Cell Organelles and Their Functions

  • Nucleus: Contains genetic material (DNA).

  • Mitochondria: Produces ATP (energy).

  • Ribosomes: Site of protein synthesis.

  • Endoplasmic Reticulum: Protein and lipid synthesis.

  • Golgi Apparatus: Modifies and packages proteins.

Transcription and Translation

  • Transcription: DNA is copied into mRNA.

  • Translation: mRNA is used to synthesize proteins.

  • Key Components: mRNA, tRNA, ribosomes, introns, exons.

Cell Division: Mitosis and Interphase

  • Purpose of Mitosis: Cell division for growth and repair.

  • Stages of Mitosis (PMAT):

    1. Prophase: Chromosomes condense, spindle forms.

    2. Metaphase: Chromosomes align at cell equator.

    3. Anaphase: Sister chromatids separate.

    4. Telophase: Nuclear membranes reform.

  • Interphase: Cell grows, DNA replicates.

Cell Membrane and Transport

  • Components: Phospholipid bilayer, proteins, cholesterol.

  • Functions of Membrane Proteins: Transport, signaling, structural support.

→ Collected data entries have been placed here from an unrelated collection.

template <int GATE, int AUX, bool RAGGED>
__global__ __launch_bounds__(256) ONE_WAVE_PER_SIMD void fwd_scan_split(
    int Tn, int B, int rsT, int rsB, const float* __restrict__ x, const float* __restrict__ h0,
    const float* __restrict__ w, const float* __restrict__ u,
    const float* __restrict__ bz, const float* __restrict__ bh,
    const float* __restrict__ zeta, const float* __restrict__ nu,
    float* __restrict__ hs, float* __restrict__ zs, float* __restrict__ cs) {
  constexpr int H = 128, F = 32, MT = 2, KS = H / 32;
  __shared__ u32x4 hl[2][3][KS * 4 * 16];

  const int tid = threadIdx.x;
  const int wv = __builtin_amdgcn_readfirstlane(tid >> 6);
  const int l = tid & 63, i = l & 15, g = l >> 4;
  const int b = blockIdx.x * 16 + i;
  const bool valid = !RAGGED || b < B;
  const int bc = valid ? b : B - 1;
  const int n0 = wv * 32 + g * 8;
  const int myfrag = (wv * 4 + g) * 16 + i;

  Frag3 Uf[MT][KS], Wf[MT];
// ... 364 lines not shown
      st4(zs + o, zq); st4(cs + o, cq);
    }
    aux_prev = a;
    publish_h(cur ^ 1);
    SPLIT_STAMP(3)
    lds_barrier();
    SPLIT_STAMP(4)
  }
#ifdef FASTGRNN_DIAG_STAMPS
  if (blockIdx.x == 7 && l == 0) { for (int k2 = 0; k2 < 8; ++k2) g_sdiag[wv][k2] = dsum[k2]; }
#endif
  store_step(Tn - 1, aux_prev);
  };
  if constexpr (F16H) {
    if (use_h16) scan(std::true_type{}); else scan(std::false_type{});
  } else {
    scan(std::false_type{});
  }
}



constexpr int SLAB = (128 * 128 + 128 * 32 + 2 * 128 + 2 + 63) & ~63;

constexpr int ROW_H = 288;
constexpr int ROW_X = 96;
constexpr int PLANE_H = 16 * ROW_H;
constexpr int PLANE_X = 16 * ROW_X;
constexpr int IMG = 2 * 3 * PLANE_H + 3 * PLANE_X;

constexpr int OFF_DP = 0, OFF_HP = 3 * PLANE_H, OFF_XP = 6 * PLANE_H;

template <bool WITH_DX>
struct BwdW8Lds {
  unsigned char img[4][IMG];
  f32x4 DX[2][8][64];
  float bias[2][128];
  float red[16];
};
template <>
struct BwdW8Lds<false> {
  unsigned char img[4][IMG];
  float bias[2][128];
  float red[16];
};

constexpr bool bwd_w8_built(int gate, bool preact, bool bf, bool nox, bool uq, bool nodx) {
  const bool ref_gate = gate <= FASTGRNN_NL_TANH;
  if (nox) return !uq && !nodx && (!bf || (ref_gate && preact));
  if (uq) return preact && !bf;
  if (bf) return preact;
  return true;
}
template <int GATE, bool PREACT, bool RAGGED, bool BF = false, bool NOX = false, bool UQ = false, bool NODX = false>
__global__ __launch_bounds__(512) void bwd_scan_split_w8(
    int Tn, int B, int rsT, int rsB, int mode, const float* __restrict__ ghs, const float* __restrict__ x,
    const float* __restrict__ hs, const float* __restrict__ aux0, const float* __restrict__ aux1,
    const float* __restrict__ h0, const float* __restrict__ w, const float* __restrict__ u,
    const float* __restrict__ bz, const float* __restrict__ bh,
    const float* __restrict__ zeta, const float* __restrict__ nu,
    float* __restrict__ d_x, float* __restrict__ d_h0, float* __restrict__ part) {
  constexpr int H = 128, F = 32, KS = 4, NFT = NOX ? 0 : 2, NC = NOX ? 4 : 5;
  constexpr bool STATIC_TURNS = !NOX, SELECT_AT_USE = !NOX;
  static_assert(!(NOX && NODX), "NOX scans leave d_x to a GEMM of its own");
  __shared__ BwdW8Lds<!NODX> S;
#ifdef FASTGRNN_DIAG_STAMPS
  unsigned long long dsum[8] = {0, 0, 0, 0, 0, 0, 0, 0}, dlast = 0;
  asm volatile("s_memtime %0\n\ts_waitcnt lgkmcnt(0)" : "=s"(dlast)::"memory");
#endif

  const bool xbft = (mode & 1) != 0, g_last = (mode & 2) != 0;
  const int tid = threadIdx.x;
  const int wv = __builtin_amdgcn_readfirstlane(tid >> 6);
  const int l = tid & 63, i = l & 15, g = l >> 4;
  const int b = blockIdx.x * 16 + i;
  const bool valid = !RAGGED || b < B;
  const int bc = valid ? b : B - 1;
  const int n0 = wv * 16 + g * 4;
  const float sz = fsigmoid(zeta[0]), sn = fsigmoid(nu[0]);
  if (Tn & 1) {
    for (int idx = tid; idx < IMG / 4; idx += 512) reinterpret_cast<unsigned*>(&S.img[Tn & 3][0])[idx] = 0u;
  }
  if (PREACT && tid < 256) S.bias[tid >> 7][tid & 127] = (tid < 128 ? bz : bh)[tid & 127];

  Frag3 UTf[KS];
#pragma unroll
  for (int s2 = 0; s2 < KS; ++s2) {
    f32x4 lo, hi;
#pragma unroll
    for (int j = 0; j < 4; ++j) {
      lo[j] = u[(size_t)(32 * s2 + 8 * g + j) * H + wv * 16 + i];
      hi[j] = u[(size_t)(32 * s2 + 8 * g + 4 + j) * H + wv * 16 + i];
    }
    UTf[s2] = split3(lo, hi);
  }
  const int xf2 = wv & 1, xks = wv >> 1;
  Frag3 WTf;
  if (!NOX && !NODX) {
    f32x4 lo, hi;
#pragma unroll
    for (int j = 0; j < 4; ++j) {
      lo[j] = w[(size_t)(32 * xks + 8 * g + j) * F + xf2 * 16 + i];
      hi[j] = w[(size_t)(32 * xks + 8 * g + 4 + j) * F + xf2 * 16 + i];
    }
    WTf = split3(lo, hi);
  }
  f32x4 sbz = f32x4{0.f, 0.f, 0.f, 0.f}, sbh = sbz, dh = sbz;
  float pz = 0.f, pn = 0.f, pz_c = 0.f, pn_c = 0.f;
  auto role_body = [&](auto role_tag) __attribute__((always_inline)) {
  const int rp = wv & 3;
  constexpr int ch = decltype(role_tag)::value;
  f32x4 acc[2][NC];
#pragma unroll
  for (int a = 0; a < 2; ++a)
#pragma unroll
    for (int c = 0; c < NC; ++c) acc[a][c] = f32x4{0.f, 0.f, 0.f, 0.f};

  const unsigned lds_img = (unsigned)(size_t)&S.img[0][0];
  const unsigned my_row_h = (unsigned)(i * ROW_H + n0 * 2);
  const int xu = tid >> 5, xf = tid & 31;
  const unsigned my_x = (unsigned)(xu * ROW_X + xf * 2);
  const int xbb = blockIdx.x * 16 + xu;
  const int xbc = (!RAGGED || xbb < B) ? xbb : B - 1;
  const int q = (l & 15) >> 2, pp = l & 3;
  const unsigned trA_off = OFF_DP + (8 * (g & 1) + q) * ROW_H + (rp * 32 + 4 * pp) * 2;
  const unsigned trH_off = OFF_HP + (8 * (g & 1) + q) * ROW_H + (4 * pp) * 2;
  const unsigned trX_off = OFF_XP + (8 * (g & 1) + q) * ROW_X + (4 * pp) * 2;

  auto fragments_landed = [&]() __attribute__((always_inline)) { __builtin_amdgcn_sched_barrier(0); };
  struct EwOps { f32x4 g, a0, a1, h; float xv; uint2 graw, hraw; unsigned short xraw; };
  constexpr unsigned ESZ = BF ? 2u : 4u;
  const unsigned lane_e = (unsigned)bc * (unsigned)rsB * H + n0;
  const unsigned lane_bh = (unsigned)bc * H + n0;
  const unsigned dp_step = (NOX && valid) ? (unsigned)rsT * H * 4u : 0u;
  const unsigned dp_off = !NOX ? 0u : (valid ? ((unsigned)b * (unsigned)rsB * H + n0) * 4u
                                             : (((unsigned)Tn * (unsigned)B + i) * H + n0) * 4u);
  const unsigned lane_x = NOX ? 0u : (xbft ? ((unsigned)xbc * F + xf) * (unsigned)Tn : (unsigned)xbc * (unsigned)rsB * F + xf);
  auto ldg4 = [](const void* base, unsigned byte_off) __attribute__((always_inline)) {
    return *reinterpret_cast<const f32x4*>(reinterpret_cast<const char*>(base) + byte_off);
  };
  auto ldg2 = [](const void* base, unsigned byte_off) __attribute__((always_inline)) {
    return *reinterpret_cast<const uint2*>(reinterpret_cast<const char*>(base) + byte_off);
  };
  auto load_ew = [&](int t, EwOps& e) __attribute__((always_inline)) {
    const size_t step_h = (size_t)t * rsT * H;
    e.a0 = ldg4(aux0 + step_h, lane_e * 4u);
    if (!PREACT) e.a1 = ldg4(aux1 + step_h, lane_e * 4u);
    const char* gbase = g_last ? reinterpret_cast<const char*>(ghs) : reinterpret_cast<const char*>(ghs) + step_h * ESZ;
    const unsigned goff = (g_last ? lane_bh : lane_e) * ESZ;
    const char* hbase = (t == 0) ? reinterpret_cast<const char*>(hs)
                                 : reinterpret_cast<const char*>(hs) + (step_h - (size_t)rsT * H) * ESZ;
    const char* xbase = xbft ? reinterpret_cast<const char*>(x) + (size_t)t * ESZ
                             : reinterpret_cast<const char*>(x) + (size_t)t * rsT * F * ESZ;
    const bool g_zero = g_last && t != Tn - 1;
    if (BF) {
      e.graw = ldg2(gbase, goff);
      if constexpr (!SELECT_AT_USE) {
        e.graw = g_zero ? uint2{0u, 0u} : e.graw;
        if (RAGGED && !valid) e.graw = uint2{0u, 0u};
      }
      e.hraw = ldg2(hbase, lane_e * ESZ);
      if (t == 0) e.h = ldg4(h0, lane_bh * 4u);
      if (!NOX) e.xraw = *reinterpret_cast<const unsigned short*>(xbase + lane_x * ESZ);
    } else {
      e.g = ldg4(gbase, goff);
      if constexpr (!SELECT_AT_USE) {
        e.g = g_zero ? f32x4{0.f, 0.f, 0.f, 0.f} : e.g;
        if (RAGGED && !valid) e.g = f32x4{0.f, 0.f, 0.f, 0.f};
      }
      e.h = (t == 0) ? ldg4(h0, lane_bh * 4u) : ldg4(hbase, lane_e * 4u);
      if (!NOX) e.xv = *reinterpret_cast<const float*>(xbase + lane_x * 4u);
    }
  };
  auto unpack4 = [](const uint2 v) __attribute__((always_inline)) {
    return f32x4{__builtin_bit_cast(float, v.x << 16), __builtin_bit_cast(float, v.x & 0xFFFF0000u),
                 __builtin_bit_cast(float, v.y << 16), __builtin_bit_cast(float, v.y & 0xFFFF0000u)};
  };
  auto unpack_ew = [&](int t, EwOps& e) __attribute__((always_inline)) {
    if (BF) {
      e.g = unpack4(e.graw);
      if (t != 0) e.h = unpack4(e.hraw);
      if (!NOX) e.xv = bf16_to_f32(e.xraw);
    }
    if constexpr (SELECT_AT_USE) {
      const bool g_zero = g_last && t != Tn - 1;
      e.g = g_zero ? f32x4{0.f, 0.f, 0.f, 0.f} : e.g;
      if (RAGGED && !valid) e.g = f32x4{0.f, 0.f, 0.f, 0.f};
    }
  };
  struct EwPre { f32x4 kc, kz, z, c; };
  auto ew_pre = [&](const EwOps& e, EwPre& f) __attribute__((always_inline)) {
    f32x4 bzq = f32x4{0.f, 0.f, 0.f, 0.f}, bhq = bzq;
    if (PREACT) {
      bzq = *reinterpret_cast<const f32x4*>(&S.bias[0][n0]);
      bhq = *reinterpret_cast<const f32x4*>(&S.bias[1][n0]);
    }
#pragma unroll
    for (int r = 0; r < 4; ++r) {
      float z, c;
      if (PREACT) {
        z = gate_act<GATE>(e.a0[r] + bzq[r]);
        c = UQ ? fminf(fmaxf(e.a0[r] + bhq[r], -1.0f), 1.0f) : ftanh(e.a0[r] + bhq[r]);
      } else {
        z = e.a0[r]; c = e.a1[r];
      }
      const float dc = UQ ? ((c < 1.0f && c > -1.0f) ? 1.0f : 0.0f) : 1.0f - c * c;
      f.kc[r] = (sz * (1.0f - z) + sn) * dc;
      f.kz[r] = (e.h[r] - sz * c) * gate_dact<GATE>(z);
      f.z[r] = z; f.c[r] = c;
    }
  };
  auto put4 = [&](unsigned char* base, int plane_stride, unsigned off, const f32x4 v) __attribute__((always_inline)) {
    uint2 q0, q1, q2;
    split_quad(v, q0, q1, q2);
    *reinterpret_cast<uint2*>(base + off) = q0;
    *reinterpret_cast<uint2*>(base + plane_stride + off) = q1;
    *reinterpret_cast<uint2*>(base + 2 * plane_stride + off) = q2;
  };
  auto ew_post = [&](int t, const EwOps& e, const EwPre& f, const f32x4 ggv) __attribute__((always_inline)) {
    f32x4 dpv;
    float sn4 = 0.f, sz4 = 0.f;
#pragma unroll
    for (int r = 0; r < 4; ++r) {
      const float gg = ggv[r];
      const float dcp = f.kc[r] * gg, dzp = f.kz[r] * gg;
      sbz[r] += dzp; sbh[r] += dcp;
      const float cg = f.c[r] * gg;
      if constexpr (NOX) { sn4 += cg; sz4 += cg - f.z[r] * cg; }
      else { pn += cg; pz += cg - f.z[r] * cg; }
      dpv[r] = dzp + dcp;
      dh[r] = f.z[r] * gg;
    }
    if constexpr (NOX) { kahan_add(pn, pn_c, sn4); kahan_add(pz, pz_c, sz4); }
    unsigned char* im = &S.img[t & 3][0];
    put4(im + OFF_DP, PLANE_H, my_row_h, dpv);
    put4(im + OFF_HP, PLANE_H, my_row_h, e.h);
    if (NOX) {
      *reinterpret_cast<f32x4*>(reinterpret_cast<char*>(d_x) + (size_t)t * dp_step + dp_off) = dpv;
    } else {
      unsigned short s0, s1, s2;
      split_one(e.xv, s0, s1, s2);
      *reinterpret_cast<unsigned short*>(im + OFF_XP + my_x) = s0;
      *reinterpret_cast<unsigned short*>(im + OFF_XP + PLANE_X + my_x) = s1;
      *reinterpret_cast<unsigned short*>(im + OFF_XP + 2 * PLANE_X + my_x) = s2;
    }
  };
  auto finish_dx = [&](int t) __attribute__((always_inline)) {
    if constexpr (!NOX && !NODX) {
      if (wv < NFT) {
        const f32x4 sacc = (S.DX[t & 1][wv][l] + S.DX[t & 1][wv + 2][l]) + (S.DX[t & 1][wv + 4][l] + S.DX[t & 1][wv + 6][l]);
        if (xbft) {
          if (valid) {
#pragma unroll
            for (int r = 0; r < 4; ++r) {
              const size_t o = ((size_t)b * F + wv * 16 + 4 * g + r) * Tn + t;
              if (BF) reinterpret_cast<unsigned short*>(d_x)[o] = (unsigned short)f32_to_bf16_rne(sacc[r]);
              else d_x[o] = sacc[r];
            }
          }
        } else {
          char* xo = reinterpret_cast<char*>(d_x) + (size_t)t * rsT * F * ESZ;
          const unsigned lo = ((unsigned)b * (unsigned)rsB * F + wv * 16 + 4 * g) * ESZ;
          if (valid) { if (BF) st4_bf16(xo + lo, sacc); else *reinterpret_cast<f32x4*>(xo + lo) = sacc; }
        }
      }
    }
  };
  auto weight_grads = [&](auto pure_tag, int sU) __attribute__((always_inline)) {
    constexpr bool PURE3 = decltype(pure_tag)::value;
    const unsigned im = lds_img + (unsigned)(((g < 2) ? sU : sU - 1) & 3) * IMG;
    const unsigned trA = im + trA_off, trH = im + trH_off, trX = im + trX_off;
    Frag3 Af[2];
#pragma unroll
    for (int a2 = 0; a2 < 2; ++a2)
#pragma unroll
      for (int pl = 0; pl < 3; ++pl) Af[a2].p[pl] = tr_frag(trA + pl * PLANE_H + a2 * 32, ROW_H);
    auto load_b = [&](int c, Frag3& bf) __attribute__((always_inline)) {
      const int ct = NC * ch + c;
#pragma unroll
      for (int pl = 0; pl < 3; ++pl)
        bf.p[pl] = (ct < NFT) ? tr_frag(trX + pl * PLANE_X + ct * 32, ROW_X)
                              : tr_frag(trH + pl * PLANE_H + (ct - NFT) * 32, ROW_H);
    };
    auto batch = [&](auto c0_tag, auto n_tag) __attribute__((always_inline)) {
      constexpr int C0 = decltype(c0_tag)::value, NB = decltype(n_tag)::value;
      Frag3 Bf[NB];
#pragma unroll
      for (int c = 0; c < NB; ++c) load_b(C0 + c, Bf[c]);
      fragments_landed();
      if constexpr (PURE3) {
#pragma unroll
        for (int c = 0; c < NB; ++c)
#pragma unroll
          for (int a2 = 0; a2 < 2; ++a2) {
            f32x4 v = mfma_bf16(Af[a2].p[2], Bf[c].p[0], acc[a2][C0 + c]);
            v = mfma_bf16(Af[a2].p[1], Bf[c].p[0], v);
            acc[a2][C0 + c] = mfma_bf16(Af[a2].p[0], Bf[c].p[0], v);
          }
      } else {
#pragma unroll
        for (int c = 0; c < NB; ++c)
#pragma unroll
          for (int a2 = 0; a2 < 2; ++a2) acc[a2][C0 + c] = mfma6(Af[a2], Bf[c], acc[a2][C0 + c]);
      }
      __builtin_amdgcn_sched_barrier(0);
      float touch = 0.f;
#pragma unroll
      for (int c = 0; c < NB; ++c) touch += acc[0][C0 + c][0] + acc[1][C0 + c][0];
      completion_read(touch);
      __builtin_amdgcn_sched_barrier(0);
    };
    constexpr bool ONE_TILE_BATCHES = PREACT && GATE == FASTGRNN_NL_TANH && !NOX;
    if constexpr (ONE_TILE_BATCHES) {
      static_for<NC>([&](auto c_tag) __attribute__((always_inline)) { batch(c_tag, std::integral_constant<int, 1>{}); });
    } else {
      batch(std::integral_constant<int, 0>{}, std::integral_constant<int, 2>{});
      batch(std::integral_constant<int, 2>{}, std::integral_constant<int, 2>{});
      if constexpr (NC == 5) batch(std::integral_constant<int, 4>{}, std::integral_constant<int, 1>{});
    }
  };

  const int top = (Tn & 1) ? Tn : Tn - 1;
  auto iter = [&](auto last_tag, auto even_tag, auto peeled_tag, int t, EwOps& eo) __attribute__((always_inline)) {
    constexpr bool LAST = decltype(last_tag)::value, EVEN = decltype(even_tag)::value, PEELED = decltype(peeled_tag)::value;
    SPLIT_STAMP(0)
    constexpr bool MY_TURN = EVEN ? (ch == 0) : (ch == 1);
    constexpr bool HEAVY = MY_TURN && !PEELED;
    const unsigned char* im = &S.img[t & 3][0];
    Frag3 dB[KS];
#pragma unroll
    for (int s2 = 0; s2 < KS; ++s2)
#pragma unroll
      for (int p = 0; p < 3; ++p)
        dB[s2].p[p] = *reinterpret_cast<const u32x4*>(im + OFF_DP + p * PLANE_H + i * ROW_H + (32 * s2 + 8 * g) * 2);
    if (t + 1 < Tn) finish_dx(t + 1);
    fragments_landed();
    SPLIT_STAMP(1)
    EwPre f;
    auto chain = [&]() __attribute__((always_inline)) {
      const f32x4 z4 = f32x4{0.f, 0.f, 0.f, 0.f};
      f32x4 dlo = z4;
#pragma unroll
      for (int s2 = 0; s2 < KS; ++s2) mfma6_hl(UTf[s2], dB[s2], dh, dlo);
      dh += dlo;
      asm volatile("" : "+v"(dh));
      if constexpr (!NOX && !NODX) {
        f32x4 dxp;
        static_assert(KS == 4, "four K-steps");
        if (xks == 0) dxp = mfma6(WTf, dB[0], z4);
        else if (xks == 1) dxp = mfma6(WTf, dB[1], z4);
        else if (xks == 2) dxp = mfma6(WTf, dB[2], z4);
        else dxp = mfma6(WTf, dB[3], z4);
        S.DX[t & 1][wv][l] = dxp;
      }
    };
    chain();
    __builtin_amdgcn_sched_barrier(0);
    if constexpr (!LAST) { unpack_ew(t - 1, eo); ew_pre(eo, f); }
    __builtin_amdgcn_sched_barrier(0);
    SPLIT_STAMP(2)
    if constexpr (!LAST) {
      ew_post(t - 1, eo, f, eo.g + dh);
      __builtin_amdgcn_sched_barrier(0);
      if (BF) lds_writes_landed();
      load_ew(t >= 2 ? t - 2 : 0, eo);
    }
    __builtin_amdgcn_sched_barrier(0);
    SPLIT_STAMP(3)
    if constexpr (STATIC_TURNS) {
      if constexpr (HEAVY) weight_grads(std::bool_constant<BF && !LAST>{}, EVEN ? t + 1 : t + 2);
    } else {
      if (MY_TURN && (EVEN || t + 2 <= top)) weight_grads(std::bool_constant<BF && !LAST>{}, EVEN ? t + 1 : t + 2);
    }
    SPLIT_STAMP(4)
    lds_barrier();
    SPLIT_STAMP(5)
  };

  EwOps E;
  __syncthreads();
  {
    EwPre f;
    load_ew(Tn - 1, E);
    unpack_ew(Tn - 1, E); ew_pre(E, f); ew_post(Tn - 1, E, f, E.g);
    __builtin_amdgcn_sched_barrier(0);
    if (Tn >= 2) load_ew(Tn - 2, E);
  }
  __syncthreads();
  {
    int t = Tn - 1;
    if (t & 1) { iter(std::false_type{}, std::false_type{}, std::true_type{}, t, E); --t; }
    for (; t >= 2; t -= 2) {
      iter(std::false_type{}, std::true_type{}, std::false_type{}, t, E);
      iter(std::false_type{}, std::false_type{}, std::false_type{}, t - 1, E);
    }
    iter(std::true_type{}, std::true_type{}, std::false_type{}, 0, E);
  }
#ifdef FASTGRNN_DIAG_STAMPS
  if (blockIdx.x == 7 && l == 0) { for (int k2 = 0; k2 < 8; ++k2) g_sdiag[wv][k2] = dsum[k2]; }
#endif
  if constexpr (ch == 1) weight_grads(std::false_type{}, 1);
  finish_dx(0);
  if (valid) st4(d_h0 + (size_t)b * H + n0, dh);
  {
    float* pu = part + (size_t)blockIdx.x * SLAB;
    float* pw = pu + H * H;
#pragma unroll
    for (int a = 0; a < 2; ++a)
#pragma unroll
      for (int r = 0; r < 4; ++r) {
        const int n = rp * 32 + a * 16 + 4 * g + r;
#pragma unroll
        for (int c = 0; c < NC; ++c) {
          const int ct = NC * ch + c;
          if (ct < NFT) pw[(size_t)n * F + ct * 16 + i] = acc[a][c][r];
          else pu[(size_t)n * H + (ct - NFT) * 16 + i] = acc[a][c][r];
        }
      }
  }
  };
  if (wv < 4) role_body(std::integral_constant<int, 0>{}); else role_body(std::integral_constant<int, 1>{});
#pragma unroll
  for (int r = 0; r < 4; ++r) {
    float a = sbz[r], c = sbh[r];
#pragma unroll
    for (int m = 1; m < 16; m <<= 1) { a += __shfl_xor(a, m); c += __shfl_xor(c, m); }
    if (i == 0) {
      float* pb = part + (size_t)blockIdx.x * SLAB + H * H + H * F;
      pb[n0 + r] = a;
      pb[H + n0 + r] = c;
    }
  }
#pragma unroll
  for (int m = 1; m < 64; m <<= 1) { pz += __shfl_xor(pz, m); pn += __shfl_xor(pn, m); }
  if (l == 0) { S.red[wv] = pz; S.red[8 + wv] = pn; }
  __syncthreads();
  if (tid == 0) {
    float* pzn = part + (size_t)blockIdx.x * SLAB + H * H + H * F + 2 * H;
    float a = 0.f, c = 0.f;
#pragma unroll
    for (int k = 0; k < 8; ++k) { a += S.red[k]; c += S.red[8 + k]; }
    pzn[0] = a; pzn[1] = c;
  }
}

  • Passive Transport: Movement of substances without energy (diffusion, osmosis).

  • Endocytosis: Phagocytosis (cell eating), pinocytosis (cell drinking).

  • Sodium-Potassium Pump: Active transport mechanism; moves Na+ out, K+ in.

  • Crenation: Shrinking of cells in hypertonic solution.

  • Lysis: Bursting of cells in hypotonic solution.

DNA, Genes, and Chromosomes

  • DNA: Stores genetic information; composed of nucleotides.

  • Gene: Segment of DNA coding for a protein.

  • Chromosome: Structure containing DNA and proteins; humans have 46 chromosomes.

Tissues and Examples

Tissue Types

  • Connective Tissue: Supports and binds other tissues (e.g., tendons, ligaments).

  • Epithelial Tissue: Covers body surfaces and lines cavities.

  • Muscle Tissue: Enables movement.

  • Nervous Tissue: Transmits electrical signals.

Example: Tendons and ligaments are made of dense connective tissue.

Cell Surface Structures

  • Microvilli: Increase surface area for absorption; found in intestines.

  • Cilia: Move substances across cell surface; found in respiratory tract.

Transport Type

Energy Required?

Example

Passive Transport

No

Diffusion, Osmosis

Active Transport

Yes

Sodium-Potassium Pump

Endocytosis

Yes

Phagocytosis, Pinocytosis

Additional info: This study guide covers foundational concepts in anatomy, physiology, and biochemistry, suitable for exam preparation.